Entering edit mode
4.1 years ago
roybatty269
•
0
Hello there,
I´m trying to parse my data to an html having direct access to EntreGene information. Here is my code
require(annotate)
require(hgu133a.db)
#I select the ids of the genes with p-value less tha 0.05*
topTab <- topTab_WvsK
whichGenes<-topTab["P.Value"]<0.05
selectedIDs <- rownames(topTab)[whichGenes]

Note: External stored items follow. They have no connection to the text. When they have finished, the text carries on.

template <class SRC = TemplateSrc>
__device__ __forceinline__ void cost_item(const KParams& K, const double* __restrict__ xr, double* __restrict__ f,
                                          double* __restrict__ Dr, const double* __restrict__ fscale = nullptr,
                                          const SRC& src = SRC()) {
  const int N = K.N;
// ... 626 lines not shown
    }
    if (K.want_lgrad) {
      for (int e = tid; e < valid * n; e += CT) {
        const int r = e / n, j = e - r * n;
        if (K.lg_active && !K.lg_active[(b0 + r) / K.y_repeat]) continue;
        const double* jr = Jt + r * nnz;
        const double* yb = K.ly + ((b0 + r) / K.y_repeat) * m;
        double s = Dt[r * n + j];
        for (int q = s_colp[j]; q < s_colp[j + 1]; ++q) {
          double v = jr[s_csck[q]];
          v = v == v ? v : 0.0;
          s += v * yb[s_cscr[q]];
        }
        grad_out[(b0 + r) * n + j] = s;
      }
    } else if (K.soa) {
      if (K.want_g) copy_out_soa<CT, NT>(g_out + b0, batch, Gt, m, valid, tid);
      if (K.want_j) copy_out_soa<CT, NT>(jac_out + b0, batch, Jt, nnz, valid, tid);
      if (K.want_grad) copy_out_soa<CT, NT>(grad_out + b0, batch, Dt, n, valid, tid);
    } else {
      if (K.want_g) copy_out_ct<CT, NT>(g_out + b0 * m, Gt, valid * m, tid);
      if (K.want_j) copy_out_ct<CT, NT>(jac_out + b0 * nnz, Jt, valid * nnz, tid);
      if (K.want_grad) copy_out_ct<CT, NT>(grad_out + b0 * n, Dt, valid * n, tid);
    }
    if (K.want_norms) acc.add_tile(Gt, valid * m, tid, CT, m);
    lds_barrier();
    cur ^= 1;
  }
  }
  if (K.want_norms) partial_norms(acc, norms_ws + NORM_HDR);
}
using PipeKernT = void (*)(const KParams, int64_t, const double*, const double*, const uint8_t*, double*, double*,
                           double*, double*, double*);


constexpr int ENT_PC = 15;
enum { EPC_D = 0, EPC_ROW1 = 3, EPC_CONEG = 9, EPC_ENVG = 11, EPC_NORMG = 12 };
constexpr unsigned OP_X = 0u << 28, OP_S = 1u << 28, OP_C = 2u << 28, OP_NEG = 1u << 31;

template <int ENVK>
__device__ __forceinline__ unsigned entry_op_g(int q, int S0) {
  constexpr int CR = ENVK == CPL_ENV_NONE ? 2 : 6;
  if (q < 6) return OP_S | (unsigned)q;
  const int u = q - 6, k = u / CR, w = u - k * CR;
  const unsigned ci = (unsigned)(S0 + ENT_PC * s_ct.map_order[k]);
  if (ENVK == CPL_ENV_NONE) return OP_S | (ci + EPC_CONEG + w);
  if (w == 0) return OP_S | (ci + EPC_ENVG);
  if (w < 4) return OP_S | (ci + EPC_NORMG + (w - 1));
  return OP_S | (ci + EPC_CONEG + (w - 4));
}
template <int ENVK>
__device__ __forceinline__ unsigned entry_op_j(int q, int N, int S0) {
  constexpr int CJ = ENVK == CPL_ENV_NONE ? 12 : 27;
  const int RL = 2 + 4 * N, JC = 3 * N + 3 * RL;
  if (q < 3 * N) return OP_C | 1u;
  if (q < JC) {
    int w = q - 3 * N;
    const int qq = w >= 2 * RL ? 2 : (w >= RL ? 1 : 0);
    w -= qq * RL;
    if (w < 2) return OP_S | (unsigned)(6 + 2 * qq + w);
    const int e1 = qq == 2 ? 1 : 2, e2 = qq == 0 ? 1 : 0;
    const bool s1neg = qq != 1, s2neg = qq == 1;
    const int i = (w - 2) >> 2, c = (w - 2) & 3;
    const unsigned ci = (unsigned)(S0 + ENT_PC * i);
    switch (c) {
      case 0: return OP_S | (ci + EPC_D + e1) | (s1neg ? OP_NEG : 0u);
// ... 737 lines not shown
    K.C[a] = C; K.R[a] = R; K.P[a] = P;
    if (sq) {
      K.EJ[a] = cache.EJ[a]; K.Ka[a] = cache.Ka[a]; K.Kb[a] = cache.Kb[a];
      K.Rm2[a] = cache.Rm2[a]; K.Rp2[a] = cache.Rp2[a];
    }
    K.Psq[a] = P * P;
    K.Pm1[a] = P - 1.0;
    K.P2[a] = P * 2.0;
    K.P2m2[a] = P * 2.0 - 2.0;
    K.P2m3[a] = P * 2.0 - 3.0;
  }
  K.sq_ladder = 1;
  for (int a = 0; a < 3; ++a) {
    const double P = d->sq_P[a];
    if (!(P >= 2.0 && P <= 64.0 && P == std::floor(P))) K.sq_ladder = 0;
  }
  for (int i = 0; i < CPL_MAX_CONTACTS; ++i) {
    K.F_thr[i] = d->F_thr[i];
    K.W_p[i] = d->W_p[i];
    K.W_F[i] = d->W_F[i];
    for (int j = 0; j < 3; ++j) { K.p_ref[i][j] = d->p_ref[i][j]; K.F_ref[i][j] = d->F_ref[i][j]; }
  }
  K.W_com = d->W_com;
  for (int j = 0; j < 3; ++j) K.com_ref[j] = d->com_ref[j];
  K.fold = FOLD_NONE;
  K.jbase = D.statics_nnz;
  K.cstride = D.contact_nnz;
  K.soa = 0;
}

static size_t eval_lds_bytes(int n) { return sizeof(double) * (size_t)(TILE * n + 2 * TILE * SROW); }

enum { VAR_AUTO = 0, VAR_ROWSTAGE = 1, VAR_PIPE = 2, VAR_TILE = 3, VAR_TILE_JD = 4, VAR_ENTRY = 5, VAR_SPLIT = 6,
       VAR_SPLIT_JD = 7 };
static int g_variant = VAR_AUTO;
static size_t g_lds_budget = 0;
static int g_wg = 256;
static int g_nt = 1;

static size_t tile_budget() { return g_lds_budget ? g_lds_budget : 48 * 1024; }
static size_t pipe_budget() { return g_lds_budget ? g_lds_budget : 48 * 1024; }
static bool use_rowstage() { return g_variant == VAR_ROWSTAGE; }
static bool use_pipe(const KParams& K) {
  if (!K.x_aligned16) return false;
  if (g_variant == VAR_PIPE) return true;
  return g_variant == VAR_AUTO && (K.env_kind == CPL_ENV_NONE || K.env_kind == CPL_ENV_GROUND);
}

#I convert them to entrez gene and gene symbols*
genes<- getEG(selectedIDs, "hgu133a.db")
simbols <-getSYMBOL(selectedIDs, "hgu133a.db")
#I make entrez gene column so it can be hyperlinkde*
paraEnlace <- list (misgenes=genes)
#I create the dataframe where the file will go*
otherNames = data.frame(selectedIDs, simbols, topTab[whichGenes,-1])
names(otherNames) = c("Affy ID", "Gene Symbol", colnames(topTab)[-1])
comparison <- names(topTab)
#I invoke htmlpage function
htmlpage(paraEnlace,
filename =file.path(resultsDir, paste("Selected Genes in comparison ",comparison,".html", sep="")) ,
title = paste("Diff. expressed genes in comparison ", comparison, sep=""),
othernames = otherNames,
table.head = c("Entrez IDs", names(otherNames)),
table.center = TRUE,
repository=list("en"))
It executes everything until the htmlpage
function then this error pops up:
Error in .repositories[[repository]](ids, ...) : object 'blanks' not found
Any insight woulld be really appreciated. Thx!